天才!  成功する人々の法則成功するのに必要なのは天賦の才能ではない。
では、努力かと言うと、それだけでもない。
その人が属する文化を含む状況が大きな要因となっている。
本書では、コミュニティという観点から人々が成功する原因を分析している。
書き方がうまいので、エンターテイメントとしても楽しめる本である。

本書の冒頭で、カナダのアイスホッケーのスター選手の一覧が提示される。
彼らの共通点は何か?
驚くべきことに、それは生年月日である。

カナダのアイスホッケーでは、幼い頃から才能のある選手を抜擢する。
しかし、成長期の子供では1年の間で大きな違いが生まれてしまう。
つまり、1年の最初の頃に生まれた子供は、最後の頃に生まれた子供にくらべて、体も大きく、体力もあるのだ。
そして、幼いことに抜擢された子供は、レベルの高いチームに属し、多くの練習量をこなすことでスター選手になる可能性が高い。
カナダでアイスホッケーのスター選手になるには、誕生日が大きな影響を及ぼすのだ。

この本では、このように人々が成功する要因を、個人の才能や努力ではなく、時代や文化、コミュニティの特殊性に求めていく。

ビル・ゲイツが成功したのは、ホストコンピューターの普及が落ち着き、パソコンが出現した年に、たまたま20代だったからであり、その他の多くの偶然が彼の味方をした。
ユダヤ人移民がニューヨークで成功したのは、ユダヤ人に農業が許されないた衣料関係の技術を持つものが多く、ユダヤ人がニューヨークに移民した時期は服飾業が主要産業だったからである。
他の移民が小作人として働くなか、小資本で商売を始められる服飾業では、自ら店を持ち、発展させることが出来た。
中国人や日本人が勤勉なのは、小麦畑よりも遥かに手間がかかる水田農耕によるものである。

いままで考えたこともない、面白い視点の研究だ。

歴史家のグレアム・ロブは著書「フランスの発見」で、フランスのような国の農夫の生活を紹介し、19世紀に入ってかなり経ってからも、基本的に労働期間は短く、怠惰に過ごす期間が長かったと論じている。
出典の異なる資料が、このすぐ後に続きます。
@dataclass
class ChainState:
    parents: np.ndarray
    npar: np.ndarray
    n_samples: Optional[int] = None
    rng: Optional[int] = None
    iter: int = 0
    valid: int = 1
    total_edges_member: int = 0
    additions: int = 0
    deletions: int = 0
    uniforms: int = 0
    wh_state: Optional[np.ndarray] = None
    mt_state: Optional[np.ndarray] = None
    score_block: Optional[np.ndarray] = None

    @property
    def P(self) -> int:
        return int(self.npar.shape[0])

    @property
    def max_par(self) -> int:
        return int(self.parents.shape[1])

    @property
    def resumed(self) -> bool:
        return self.rng is not None

    @classmethod
    def from_graph(cls, parents, npar) -> "ChainState":
        parents, npar = as_i32(parents), as_i32(npar)
        if parents.ndim != 2 or npar.shape != (parents.shape[0],):
            raise ValueError("parents must be (P, max_par) and npar (P,)")
        return cls(parents=parents.copy(), npar=npar.copy())

    @classmethod
    def from_edges(cls, edges, n_nodes: int, max_par: int) -> "ChainState":
        parents = np.full((n_nodes, max_par), -1, dtype=np.int32)
        npar = np.zeros(n_nodes, dtype=np.int32)
        for j, c in edges:
            if npar[c] >= max_par:
                raise ValueError(f"node {c} has more than max_par = {max_par} parents")
            parents[c, npar[c]] = j
            npar[c] += 1
        return cls(parents=parents, npar=npar)

    def save(self, path) -> None:
        d = {"parents": self.parents, "npar": self.npar}
        for k in _STATE_SCALARS:
            d[k] = np.int64(getattr(self, k))
        for k in ("n_samples", "rng"):
            if getattr(self, k) is not None:
                d[k] = np.int64(getattr(self, k))
        for k in ("wh_state", "mt_state", "score_block"):
            if getattr(self, k) is not None:
                d[k] = getattr(self, k)
        np.savez(path, **d)

    @classmethod
    def load(cls, path) -> "ChainState":
        with np.load(path) as z:
            kw = {k: int(z[k]) for k in _STATE_SCALARS}
            for k in ("n_samples", "rng"):
                kw[k] = int(z[k]) if k in z else None
            for k in ("wh_state", "mt_state", "score_block"):
                kw[k] = z[k].copy() if k in z else None
            return cls(parents=z["parents"].copy(), npar=z["npar"].copy(), **kw)


def _bad_arg(msg):
    return BnError(_lib.BN_ERR_BAD_ARG, msg)


def _i32_bits(a) -> np.ndarray:
    return np.ascontiguousarray((np.asarray(a).astype(np.int64) & 0xFFFFFFFF).astype(np.uint32).view(np.int32))


def set_default_stream(cuda_stream: Optional[int]) -> None:
    check(_lib.lib().bn_set_default_stream(C.c_void_p(cuda_stream or 0)))


class Context:

    def __init__(self, handle, n_samples, n_nodes, max_par):
        self._h = handle
        self.n_samples, self.n_nodes, self.max_par = n_samples, n_nodes, max_par

    @staticmethod
    def _graph_args(graph_source, graph_target, graph_node_type, n_nodes):
        src, tgt = as_i32(graph_source), as_i32(graph_target)
        if src.shape != tgt.shape:
            raise ValueError("graph_source and graph_target must have the same length")
        nt = as_i32(graph_node_type)
        if nt.shape != (n_nodes,):
            raise ValueError("graph_node_type must have one entry per column of X")
        return src, tgt, nt

    @classmethod
    def from_data(cls, X, graph_source, graph_target, graph_node_type, max_par=50, phi=1.0,
                  omega=6.9, device=0):
        Xf = np.asfortranarray(np.asarray(X, dtype=np.float64))
        n, p = Xf.shape
        src, tgt, nt = cls._graph_args(graph_source, graph_target, graph_node_type, p)
        h = C.c_void_p()
        check(_lib.lib().bn_create(ptr(Xf), n, p, ptr(src), ptr(tgt), len(src), ptr(nt), int(max_par),
                                   float(phi), float(omega), int(device), C.byref(h)))
        return cls(h, n, p, int(max_par))

    @classmethod
    def from_device(cls, data_ptr, ld, n_samples, n_nodes, graph_source, graph_target,
                    graph_node_type, max_par=50, phi=1.0, omega=6.9, device=0):
        src, tgt, nt = cls._graph_args(graph_source, graph_target, graph_node_type, n_nodes)
        h = C.c_void_p()
        check(_lib.lib().bn_create_from_device(C.c_void_p(int(data_ptr)), int(ld), int(n_samples),
                                               int(n_nodes), ptr(src), ptr(tgt), len(src), ptr(nt),
                                               int(max_par), float(phi), float(omega), int(device),
                                               C.byref(h)))
        return cls(h, int(n_samples), int(n_nodes), int(max_par))

    @classmethod
    def from_stats(cls, n_samples, mean, centered_gram, graph_source, graph_target,
                   graph_node_type, max_par=50, phi=1.0, omega=6.9, device=0):
        mean = np.ascontiguousarray(mean, dtype=np.float64)
        cg = np.ascontiguousarray(centered_gram, dtype=np.float64)
        p = mean.shape[0]
        if cg.shape != (p, p):
            raise ValueError("centered_gram must be (n_nodes, n_nodes)")
        src, tgt, nt = cls._graph_args(graph_source, graph_target, graph_node_type, p)
        h = C.c_void_p()
        check(_lib.lib().bn_create_from_stats(int(n_samples), p, ptr(mean), ptr(cg), ptr(src), ptr(tgt),
                                              len(src), ptr(nt), int(max_par), float(phi),
                                              float(omega), int(device), C.byref(h)))
        return cls(h, int(n_samples), p, int(max_par))

    @classmethod
    def from_stats_device(cls, n_samples, n_nodes, d_mean, d_centered_gram, graph_source, graph_target,
                          graph_node_type, max_par=50, phi=1.0, omega=6.9, device=0):
        src, tgt, nt = cls._graph_args(graph_source, graph_target, graph_node_type, n_nodes)
        h = C.c_void_p()
        check(_lib.lib().bn_create_from_stats_device(int(n_samples), int(n_nodes), C.c_void_p(int(d_mean)),
                                                     C.c_void_p(int(d_centered_gram)), ptr(src), ptr(tgt),
                                                     len(src), ptr(nt), int(max_par), float(phi), float(omega),
                                                     int(device), C.byref(h)))
        return cls(h, int(n_samples), int(n_nodes), int(max_par))

    def close(self):
        if self._h is not None and self._h.value:
            _lib.lib().bn_destroy(self._h)
            self._h = None

    def __enter__(self):
        return self

    def __exit__(self, *exc):
        self.close()

    def __del__(self):
        try:
            self.close()
        except Exception:
            pass

    def set_stream(self, cuda_stream: Optional[int]):
        check(_lib.lib().bn_set_stream(self._h, C.c_void_p(cuda_stream or 0)))

    @property
    def gram_ms(self) -> float:
        ms = C.c_float(0)
        check(_lib.lib().bn_get_gram_ms(self._h, C.byref(ms)))
        return float(ms.value)

    @property
    def launch_count(self) -> int:
        return int(_lib.lib().bn_get_launch_count(self._h))

    def stats(self):
        p = self.n_nodes
        sum_x, mean = np.empty(p), np.empty(p)
        sum_xx = np.empty((p, p), order="F")
        centered = np.empty((p, p))
        check(_lib.lib().bn_get_stats(self._h, ptr(sum_x), ptr(sum_xx), ptr(mean), ptr(centered)))
        return sum_x, np.ascontiguousarray(sum_xx), mean, centered

    def score_nodes(self, child, parents, n_par):
        child, n_par = as_i32(child), as_i32(n_par)
        parents = as_i32(parents)
        n = child.shape[0]
        if parents.shape != (n, self.max_par):
            raise ValueError(f"parents must be ({n}, {self.max_par})")
        out = np.empty(n)
        check(_lib.lib().bn_score_nodes(self._h, n, ptr(child), ptr(parents), ptr(n_par), ptr(out)))
        return out

    def score_all_proposals(self, parents, n_par, want_score=True, want_log_hr=True):
        parents, n_par = as_i32(parents), as_i32(n_par)
        if parents.ndim == 2:
            parents, n_par = parents[None], n_par[None]
        g, p = n_par.shape
        if parents.shape != (g, p, self.max_par) or p != self.n_nodes:
            raise ValueError("parents must be (n_graphs, n_nodes, max_par)")
        base = np.empty((g, p))
        score = np.empty((g, p, p)) if want_score else None
        hr = np.empty((g, p, p)) if want_log_hr else None
        check(_lib.lib().bn_score_all_proposals(self._h, g, ptr(parents), ptr(n_par), ptr(base),
                                                ptr(score), ptr(hr)))
        return base, score, hr

    def score_all_proposals_device(self, n_graphs, d_parents, d_npar, d_base, d_score, d_log_hr):
        ms = C.c_float(0)
        check(_lib.lib().bn_score_all_proposals_device(
            self._h, int(n_graphs), C.c_void_p(d_parents), C.c_void_p(d_npar), C.c_void_p(d_base or 0),
            C.c_void_p(d_score or 0), C.c_void_p(d_log_hr or 0), C.byref(ms)))
        return float(ms.value)

    @property
    def score_state_len(self) -> int:
        n = C.c_int64(0)
        check(_lib.lib().bn_score_state_len(self._h, C.byref(n)))
        return int(n.value)

    def _start_args(self, start, n_chains, kind, args, keep):
        p, mp = self.n_nodes, self.max_par
        if len(start) != n_chains:
            raise _bad_arg(f"start holds {len(start)} states for {n_chains} chains")
        for c, st in enumerate(start):
            if st.P != p or st.max_par != mp:
                raise _bad_arg(f"start state of chain {c} is for P={st.P}, max_par={st.max_par}; "
                               f"the context has P={p}, max_par={mp}")
            if st.resumed and (st.rng != kind or st.n_samples != self.n_samples):
                raise _bad_arg(f"start state of chain {c} continues a stream of kind {st.rng} over "
                               f"{st.n_samples} samples; this run is kind {kind} over {self.n_samples}")
        resumed = {st.resumed for st in start}
        if len(resumed) > 1:
            raise _bad_arg("start mixes fresh and resumed chains")
        par = np.ascontiguousarray(np.stack([as_i32(st.parents) for st in start]))
        npar = np.ascontiguousarray(np.stack([as_i32(st.npar) for st in start]))
        keep += [par, npar]
        args.start_parents, args.start_n_par = par.ctypes.data_as(_lib._ip), npar.ctypes.data_as(_lib._ip)
        if resumed.pop():
            sts = (_lib.ChainStateC * n_chains)()
            for c, st in enumerate(start):
                o = sts[c]
                for k in _STATE_SCALARS:
                    setattr(o, k, int(getattr(st, k)))
                if kind == BN_RNG_WH:
                    o.wh_state[:] = [int(v) for v in st.wh_state]
            keep.append(sts)
            args.state_in = C.cast(sts, C.c_void_p)
            if kind == BN_RNG_RMT:
                mt_in = np.ascontiguousarray(np.stack([_i32_bits(st.mt_state) for st in start]))
                keep.append(mt_in)
                args.mt_state_in = mt_in.ctypes.data_as(_lib._ip)
        blocks = [st.score_block is not None for st in start]
        if any(blocks):
            if not all(blocks):
                raise _bad_arg("start gives a score block for some chains only")
            sb = np.ascontiguousarray(np.stack([np.asarray(st.score_block, dtype=np.float64) for st in start]))
            if sb.shape[1] != self.score_state_len:
                raise _bad_arg(f"score block of {sb.shape[1]} doubles; this context needs {self.score_state_len}")
            keep.append(sb)
            args.score_state_in = sb.ctypes.data_as(_lib._dp)

    def run(self, n_chains=1, n_iter=1000, output=100, initial_network=2, drop=0, rng="wh",
            seeds=None, replay=None, log_moves=False, moves_capacity=None, tabulate=False,
            mt_state=None, want_mt_state=False, start=None, want_state=False):
        L = _lib.lib()
        kind = _RNG_KINDS[rng]
        p, mp = self.n_nodes, self.max_par
        cap = max(1, (n_iter + output - 1) // output)
        ints = {k: np.empty((n_chains, cap), dtype=np.int32) for k in
                ("iter", "ChangedNode", "movetype", "additions", "deletions", "FN", "FP")}
        gll = np.empty((n_chains, cap))
        n_rows = np.zeros(n_chains, dtype=np.int32)
        tr = _lib.Trace(cap, n_rows.ctypes.data_as(_lib._ip), ints["iter"].ctypes.data_as(_lib._ip),
                        ints["ChangedNode"].ctypes.data_as(_lib._ip),
                        ints["movetype"].ctypes.data_as(_lib._ip), gll.ctypes.data_as(_lib._dp),
                        ints["additions"].ctypes.data_as(_lib._ip),
                        ints["deletions"].ctypes.data_as(_lib._ip), ints["FN"].ctypes.data_as(_lib._ip),
                        ints["FP"].ctypes.data_as(_lib._ip))
        args = _lib.RunArgs()
        args.n_chains, args.rng_kind = int(n_chains), int(kind)
        sd = None
        if seeds is not None:
            sd = np.zeros((n_chains, 3), dtype=np.int32)
            s_in = np.asarray(seeds, dtype=np.int64)
            if s_in.ndim == 0:
                s_in = s_in.reshape(1, 1)
            if s_in.ndim == 1:
                s_in = s_in.reshape(n_chains, -1) if n_chains > 1 else s_in.reshape(1, -1)
            sd[:, :s_in.shape[1]] = s_in
            args.seeds = sd.ctypes.data_as(_lib._ip)
        rp = None
        if kind == BN_RNG_REPLAY:
            rp = np.ascontiguousarray(replay, dtype=np.float64)
            if rp.ndim == 1:
                rp = rp[None]
            if rp.shape[0] != n_chains:
                raise ValueError("replay must be (n_chains, replay_len)")
            args.replay = rp.ctypes.data_as(_lib._dp)
            args.replay_len = rp.shape[1]
        mt_in = mt_out = None
        if mt_state is not None:
            mt_in = _i32_bits(mt_state).reshape(n_chains, 625)
            args.mt_state_in = mt_in.ctypes.data_as(_lib._ip)
        if want_mt_state or mt_state is not None:
            mt_out = np.zeros((n_chains, 625), dtype=np.int32)
            args.mt_state_out = mt_out.ctypes.data_as(_lib._ip)
        args.initial_network, args.drop = int(initial_network), int(drop)
        args.n_iter, args.output_every, args.device_outputs = int(n_iter), int(output), 0
        moves = n_moves = None
        if log_moves:
            mc = int(moves_capacity if moves_capacity is not None else n_iter)
            moves = np.zeros((n_chains, max(mc, 1), 4), dtype=np.int32)
            n_moves = np.zeros(n_chains, dtype=np.int32)
            args.moves_capacity = moves.shape[1]
            args.moves = moves.ctypes.data_as(_lib._ip)
            args.n_moves = n_moves.ctypes.data_as(_lib._ip)
        freq = nfreq = None
        if tabulate:
            freq = np.zeros((n_chains, p, p), dtype=np.int32)
            args.edge_freq = freq.ctypes.data_as(_lib._ip)
            nfreq = np.zeros((n_chains, p, mp + 1), dtype=np.int32)
            args.npar_freq = nfreq.ctypes.data_as(_lib._ip)
        keep = []
        if start is not None:
            self._start_args(start, n_chains, kind, args, keep)
            if kind == BN_RNG_RMT and start[0].resumed and mt_out is None:
                mt_out = np.zeros((n_chains, 625), dtype=np.int32)
                args.mt_state_out = mt_out.ctypes.data_as(_lib._ip)
        st_out = sb_out = None
        if want_state:
            st_out = (_lib.ChainStateC * n_chains)()
            args.state_out = C.cast(st_out, C.c_void_p)
            sb_out = np.empty((n_chains, self.score_state_len))
            args.score_state_out = sb_out.ctypes.data_as(_lib._dp)
            if kind == BN_RNG_RMT and mt_out is None:
                mt_out = np.zeros((n_chains, 625), dtype=np.int32)
                args.mt_state_out = mt_out.ctypes.data_as(_lib._ip)
        fpar = np.empty((n_chains, p, mp), dtype=np.int32)
        fnpar = np.empty((n_chains, p), dtype=np.int32)
        stats = (_lib.ChainStats * n_chains)()
        ms = C.c_float(0)
        status = L.bn_run(self._h, C.byref(args), C.byref(tr), ptr(fpar), ptr(fnpar),
                          C.cast(stats, C.c_void_p), C.byref(ms))
        check(status)
        st = np.frombuffer(stats, dtype=_lib.CHAIN_STATS_DTYPE, count=n_chains)
        out = []
        for ch in range(n_chains):
            r = int(n_rows[ch])
            trace = {k: ints[k][ch, :r] for k in ("iter", "ChangedNode", "movetype")}
            trace["globalLL"] = gll[ch, :r]
            for k in ("additions", "deletions", "FN", "FP"):
                trace[k] = ints[k][ch, :r]
            s = st[ch]
            out.append(ChainResult(
                trace=trace, uniforms=int(s["uniforms"]), valid_iters=int(s["valid_iters"]),
                proposed=tuple(s["proposed"].tolist()), reject=tuple(s["reject"].tolist()), n_nonpd=int(s["n_nonpd"]),
                total_edges=int(s["total_edges"]), windows=int(s["windows"]), alg_bytes=int(s["alg_bytes"]),
                phase_cycles=tuple(s["phase_cycles"].tolist()),
                slots_simulated=int(s["slots_simulated"]), kernel_cycles=int(s["kernel_cycles"]),
                mt_state=None if mt_out is None else mt_out[ch],
                final_parents=fpar[ch],
                final_npar=fnpar[ch],
                accepted_moves=None if moves is None else moves[ch, :int(n_moves[ch])],
                edge_freq=None if freq is None else freq[ch],
                npar_freq=None if nfreq is None else nfreq[ch]))
            if st_out is not None:
                o = st_out[ch]
                out[-1].state = ChainState(
                    parents=fpar[ch].copy(), npar=fnpar[ch].copy(), n_samples=self.n_samples, rng=kind,
                    wh_state=np.array(o.wh_state[:], dtype=np.int32) if kind == BN_RNG_WH else None,
                    mt_state=mt_out[ch].copy() if kind == BN_RNG_RMT else None, score_block=sb_out[ch],
                    **{k: int(getattr(o, k)) for k in _STATE_SCALARS})
        return out, float(ms.value)


    def run_device(self, n_chains, n_iter, output, d_ints, d_gll, d_n_rows, initial_network=2, drop=0,
                   rng="wh", seeds=None):
        L = _lib.lib()
        cap = max(1, (n_iter + output - 1) // output)
        col = lambda k: C.cast(C.c_void_p(int(d_ints) + 4 * k * n_chains * cap), _lib._ip)
        tr = _lib.Trace(cap, C.cast(C.c_void_p(int(d_n_rows)), _lib._ip), col(0), col(1), col(2),
                        C.cast(C.c_void_p(int(d_gll)), _lib._dp), col(3), col(4), col(5), col(6))
        args = _lib.RunArgs()
        args.n_chains, args.rng_kind = int(n_chains), int(_RNG_KINDS[rng])
        sd = None
        if seeds is not None:
            sd = np.zeros((n_chains, 3), dtype=np.int32)
            s_in = np.asarray(seeds, dtype=np.int64).reshape(n_chains, -1)
            sd[:, :s_in.shape[1]] = s_in
            args.seeds = sd.ctypes.data_as(_lib._ip)
        args.initial_network, args.drop = int(initial_network), int(drop)
        args.n_iter, args.output_every, args.device_outputs = int(n_iter), int(output), 1
        stats = (_lib.ChainStats * n_chains)()
        ms = C.c_float(0)
        check(L.bn_run(self._h, C.byref(args), C.byref(tr), None, None, C.cast(stats, C.c_void_p), C.byref(ms)))
        return np.frombuffer(stats, dtype=_lib.CHAIN_STATS_DTYPE, count=n_chains).copy(), float(ms.value)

(中略)
あなたが中国南部の農業従事者なら、冬を寝て過ごしたりしない。乾季を迎える11月から2月までの短い休みには、せっせと内職する。竹の籠や帽子を作って市場で売る。水田の溝や畦を修理し、泥の家をつくり直す。息子を近くの村の親戚の家に手伝いにやる。豆腐やゆばをつくり、蛇や虫を捕まえる。そして春の訪れとともに、夜明けの水田に戻って行く。稲田では、同じ規模のとうもろこし畑や小麦畑より10〜12倍もの労働力を必要とする。